In our case we are using the proxy IP of 192.168.100.100 and the port 8080.

 

Putty Proxy Settings

 

To actually tunnel the traffic we need to make Putty act as a dynamic proxy (socks proxy) so within the same Putty window as before, click on SSH and then Tunnels. You should enter the source port as 8000 and select the Dynamic radio button then click add.

Putty Dynamic Proxy

We are very very nearly there now, still within Putty on the left hand side scroll back up to Session, you should now enter the IP address of your VPS and the port 443 and ensure the connection type is set as SSH just as we done when we tested port 443 was accepting SSH connections. Once you are happy the configuration is correct click the Open button and then login one more time.

Putty Connection

 

If you have managed to login at this point, then congratulations you just punched a hole through the proxy content filter, you should be logged into the shell of your VPS.

Putty Established Session

One last step is to reconfigure your web browser to point at the Putty dynamic proxy we configured listening on port 8000. Remember the proxy type is SOCKS not HTTP. In Internet Explorer it might look like this.

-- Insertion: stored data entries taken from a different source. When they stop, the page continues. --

diff --git a/project-nerf_amd/csrc/composite.hip b/project-nerf_amd/csrc/composite.hip
--- a/project-nerf_amd/csrc/composite.hip
+++ b/project-nerf_amd/csrc/composite.hip
@@ -201,6 +201,34 @@
   }
 }
 
+template <bool FENCED>
+__device__ __forceinline__ void composite_sums_body(const float* ws, int n_blocks, float* __restrict__ loss_out, float* __restrict__ reg_out,
+                                                    float* __restrict__ amax_out, float* __restrict__ loss_copy) {
+  __shared__ float part[3][4];
+  auto at = [ws](int i) {
+    return FENCED ? __uint_as_float(atomicOr(reinterpret_cast<unsigned*>(const_cast<float*>(ws)) + i, 0u)) : ws[i];
+  };
+  float s0 = 0.0f, s1 = 0.0f, m = 0.0f;
+  for (int b = threadIdx.x; b < n_blocks; b += 256) {
+    s0 += at(b);
+    s1 += at(n_blocks + b);
+    const float v = at(2 * n_blocks + b);
+    if (v == v && v < 3.0e38f) m = fmaxf(m, v);
+  }
+  s0 = wave_sum(s0);
+  s1 = wave_sum(s1);
+#pragma unroll
+  for (int off = 32; off > 0; off >>= 1) m = fmaxf(m, __shfl_xor(m, off));
+  if ((threadIdx.x & 63) == 0) { part[0][threadIdx.x >> 6] = s0; part[1][threadIdx.x >> 6] = s1; part[2][threadIdx.x >> 6] = m; }
+  __syncthreads();
+  if (threadIdx.x == 0) {
+    *loss_out += (part[0][0] + part[0][1]) + (part[0][2] + part[0][3]);
+    if (loss_copy != nullptr) *loss_copy = *loss_out;
+    if (reg_out != nullptr) *reg_out += (part[1][0] + part[1][1]) + (part[1][2] + part[1][3]);
+    if (amax_out != nullptr) *amax_out = fmaxf(*amax_out, fmaxf(fmaxf(part[2][0], part[2][1]), fmaxf(part[2][2], part[2][3])));
+  }
+}
+
 template <int K>
 __global__ void __launch_bounds__(256)
 composite_mse_bwd_kernel(const float* __restrict__ rgb, const float* __restrict__ sigma, const float* __restrict__ z,
@@ -209,7 +237,8 @@
                          float* __restrict__ pred_out, float* __restrict__ loss_out, float* __restrict__ d_rgb,
                          float* __restrict__ d_sigma, float* __restrict__ amax_out,
                          const float* __restrict__ extra, float reg_weight, float* __restrict__ d_extra,
-                         float* __restrict__ reg_out, float* __restrict__ extra_map, unsigned* __restrict__ sum_ws) {
+                         float* __restrict__ reg_out, float* __restrict__ extra_map, unsigned* __restrict__ sum_ws,
+                         unsigned* __restrict__ ticket, float* __restrict__ loss_copy) {
   const int lane = threadIdx.x & 63;
   const int64_t wave = (blockIdx.x * (int64_t)blockDim.x + threadIdx.x) >> 6;
   const int64_t nwave = ((int64_t)gridDim.x * blockDim.x) >> 6;
@@ -312,12 +341,41 @@
   if (lane == 0) { part[threadIdx.x >> 6] = loss_local; part[4 + (threadIdx.x >> 6)] = amax; part[8 + (threadIdx.x >> 6)] = reg_local; }
   __syncthreads();
   if (sum_ws != nullptr) {
+    const float p_loss = (part[0] + part[1]) + (part[2] + part[3]), p_reg = (part[8] + part[9]) + (part[10] + part[11]),
+                p_max = fmaxf(fmaxf(part[4], part[5]), fmaxf(part[6], part[7]));
+    if (ticket == nullptr) {
+      if (threadIdx.x == 0) {
+        float* ws = reinterpret_cast<float*>(sum_ws);
+        ws[blockIdx.x] = p_loss;
+        ws[gridDim.x + blockIdx.x] = p_reg;
+        ws[2 * gridDim.x + blockIdx.x] = p_max;
+      }
+      return;
+    }
+    __syncthreads();
     if (threadIdx.x == 0) {
-      float* ws = reinterpret_cast<float*>(sum_ws);
-      ws[blockIdx.x] = (part[0] + part[1]) + (part[2] + part[3]);
-      ws[gridDim.x + blockIdx.x] = (part[8] + part[9]) + (part[10] + part[11]);
-      ws[2 * gridDim.x + blockIdx.x] = fmaxf(fmaxf(part[4], part[5]), fmaxf(part[6], part[7]));
-    }
+      const unsigned B = gridDim.x;
+      unsigned seen = atomicExch(&sum_ws[blockIdx.x], __float_as_uint(p_loss));
+      seen |= atomicExch(&sum_ws[B + blockIdx.x], __float_as_uint(p_reg));
+      seen |= atomicExch(&sum_ws[2 * B + blockIdx.x], __float_as_uint(p_max));
+      asm volatile("" ::"v"(seen) : "memory");
+      const unsigned g = blockIdx.x % kOrderedSumGroups, in_group = (B - g + kOrderedSumGroups - 1) / kOrderedSumGroups;
+      bool last = false;
+      if (atomicAdd(&ticket[1 + g], 1u) == in_group - 1) {
+        atomicExch(&ticket[1 + g], 0u);
+        const unsigned groups = B < (unsigned)kOrderedSumGroups ? B : (unsigned)kOrderedSumGroups;
+        last = atomicAdd(&ticket[0], 1u) == groups - 1;
+      }
+      if (last) {
+        __builtin_amdgcn_fence(__ATOMIC_ACQUIRE, "agent");
+        asm volatile("s_waitcnt vmcnt(0)" ::: "memory");
+      }
+      part[0] = last ? 1.0f : 0.0f;
+    }
+    __syncthreads();
+    if (part[0] == 0.0f) return;
+    composite_sums_body<true>(reinterpret_cast<const float*>(sum_ws), (int)gridDim.x, loss_out, reg_out, amax_out, loss_copy);
+    if (threadIdx.x == 0) atomicExch(&ticket[0], 0u);
     return;
   }
   if (threadIdx.x == 0) {
@@ -332,25 +390,7 @@
 
 __global__ void __launch_bounds__(256) composite_sums_kernel(const float* __restrict__ ws, int n_blocks, float* __restrict__ loss_out,
                                                              float* __restrict__ reg_out, float* __restrict__ amax_out) {
-  __shared__ float part[3][4];
-  float s0 = 0.0f, s1 = 0.0f, m = 0.0f;
-  for (int b = threadIdx.x; b < n_blocks; b += 256) {
-    s0 += ws[b];
-    s1 += ws[n_blocks + b];
-    const float v = ws[2 * n_blocks + b];
-    if (v == v && v < 3.0e38f) m = fmaxf(m, v);
-  }
-  s0 = wave_sum(s0);
-  s1 = wave_sum(s1);
-#pragma unroll
-  for (int off = 32; off > 0; off >>= 1) m = fmaxf(m, __shfl_xor(m, off));
-  if ((threadIdx.x & 63) == 0) { part[0][threadIdx.x >> 6] = s0; part[1][threadIdx.x >> 6] = s1; part[2][threadIdx.x >> 6] = m; }
-  __syncthreads();
-  if (threadIdx.x == 0) {
-    *loss_out += (part[0][0] + part[0][1]) + (part[0][2] + part[0][3]);
-    if (reg_out != nullptr) *reg_out += (part[1][0] + part[1][1]) + (part[1][2] + part[1][3]);
-    if (amax_out != nullptr) *amax_out = fmaxf(*amax_out, fmaxf(fmaxf(part[2][0], part[2][1]), fmaxf(part[2][2], part[2][3])));
-  }
+  composite_sums_body<false>(ws, n_blocks, loss_out, reg_out, amax_out, nullptr);
 }
 
 static int per_lane(int S) {
@@ -480,9 +520,30 @@
   const dim3 grid((unsigned)mse_blocks(n_rays, sum_ws != nullptr));
   DISPATCH_K(per_lane(n_samples), composite_mse_bwd_kernel, rgb, sigma, z, rays_d, bg, bg_rows, target, loss_weight,
              slot_of_sample, n_rays, n_samples, pred_out, loss_accum, d_rgb, d_sigma, amax_accum,
-             (const float*)nullptr, 0.0f, (float*)nullptr, (float*)nullptr, (float*)nullptr, reinterpret_cast<unsigned*>(sum_ws));
+             (const float*)nullptr, 0.0f, (float*)nullptr, (float*)nullptr, (float*)nullptr, reinterpret_cast<unsigned*>(sum_ws),
+             (unsigned*)nullptr, (float*)nullptr);
   if (int rc = check_launch("nerf_composite_mse_bwd"); rc != NERF_OK) return rc;
   return finish_sums(sum_ws, grid.x, loss_accum, nullptr, amax_accum, stream);
+}
+
+static_assert(NERF_TICKET_WORDS == kOrderedSumTickets, "include/nerf_hip.h");
+extern "C" int nerf_composite_mse_bwd_ticket(const float* rgb, const float* sigma, const int* slot_of_sample, const float* z,
+                                             const float* rays_d, const float* bg, int64_t bg_rows, const float* target,
+                                             float loss_weight, int64_t n_rays, int n_samples, float* pred_out, float* loss_accum,
+                                             float* d_rgb, float* d_sigma, float* amax_accum, float* sum_ws, unsigned* ticket,
+                                             float* loss_copy, nerf_stream_t stream) {
+  NERF_REQUIRE(n_rays >= 0 && n_samples >= 1 && n_samples <= 64 * kMaxPerLane,
+               "nerf_composite_mse_bwd_ticket: n_rays=%lld n_samples=%d (max %d)", (long long)n_rays, n_samples, 64 * kMaxPerLane);
+  NERF_REQUIRE(sum_ws != nullptr && ticket != nullptr, "nerf_composite_mse_bwd_ticket: sum_ws and ticket are required");
+  if (n_rays == 0) return NERF_OK;
+  NERF_REQUIRE(rgb && sigma && z && rays_d && target && loss_accum && d_rgb && d_sigma, "nerf_composite_mse_bwd_ticket: NULL pointer");
+  NERF_REQUIRE(bg == nullptr || bg_rows == 1 || bg_rows == n_rays, "nerf_composite_mse_bwd_ticket: bg_rows=%lld", (long long)bg_rows);
+  const dim3 grid((unsigned)mse_blocks(n_rays, true));
+  DISPATCH_K(per_lane(n_samples), composite_mse_bwd_kernel, rgb, sigma, z, rays_d, bg, bg_rows, target, loss_weight,
+             slot_of_sample, n_rays, n_samples, pred_out, loss_accum, d_rgb, d_sigma, amax_accum,
+             (const float*)nullptr, 0.0f, (float*)nullptr, (float*)nullptr, (float*)nullptr, reinterpret_cast<unsigned*>(sum_ws),
+             ticket, loss_copy);
+  return check_launch("nerf_composite_mse_bwd_ticket");
 }
 
 extern "C" int nerf_composite_mse_reg_bwd(const float* rgb, const float* sigma, const int* slot_of_sample, const float* z,
@@ -499,7 +560,7 @@
   const dim3 grid((unsigned)mse_blocks(n_rays, sum_ws != nullptr));
   DISPATCH_K(per_lane(n_samples), composite_mse_bwd_kernel, rgb, sigma, z, rays_d, bg, bg_rows, target, loss_weight,
              slot_of_sample, n_rays, n_samples, pred_out, loss_accum, d_rgb, d_sigma, (float*)nullptr, extra, reg_weight, d_extra,
-             reg_accum, extra_map, reinterpret_cast<unsigned*>(sum_ws));
+             reg_accum, extra_map, reinterpret_cast<unsigned*>(sum_ws), (unsigned*)nullptr, (float*)nullptr);
   if (int rc = check_launch("nerf_composite_mse_reg_bwd"); rc != NERF_OK) return rc;
   return finish_sums(sum_ws, grid.x, loss_accum, reg_accum, nullptr, stream);
 }
diff --git a/project-nerf_amd/csrc/mlp_bwd.hip b/project-nerf_amd/csrc/mlp_bwd.hip
--- a/project-nerf_amd/csrc/mlp_bwd.hip
+++ b/project-nerf_amd/csrc/mlp_bwd.hip
@@ -117,10 +117,12 @@
 
 }
 
+namespace nerf { struct StepTailDesc; }
 using namespace nerf;
 
 int nerf_launch_wgrad(const char* stash, const StashLayout& sl, const char* work, const BwdLayout& bl,
-                      int64_t n, float* grads, int part, hipStream_t stream, size_t zero_lo, size_t zero_hi);
+                      int64_t n, float* grads, int part, hipStream_t stream, size_t zero_lo, size_t zero_hi,
+                      StepTailDesc* keep_tiles = nullptr);
 
 extern "C" size_t nerf_mlp_bwd_workspace_bytes(int64_t n) { return n > 0 ? bwd_layout(n).total : 0; }
 
diff --git a/project-nerf_amd/csrc/mlp_pack.hip b/project-nerf_amd/csrc/mlp_pack.hip
--- a/project-nerf_amd/csrc/mlp_pack.hip
+++ b/project-nerf_amd/csrc/mlp_pack.hip
@@ -1,5 +1,6 @@
 #include "common.h"
 #include "mlp_plan.h"
+#include "step_tail.h"
 
 namespace nerf {
 using namespace plan;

Internet Explorer Proxy Settings

You could now browse to a website like http://www.whatismyip.com if the IP address is reported as the IP address of your VPS then you now have unrestricted access to the web.

Enjoy and remember to be responsible, mechanisms like proxy content filters are put in place for a good reason. If not to protect you from seeing unsuitable content to at least protect the network to some degree from spyware, viruses etc.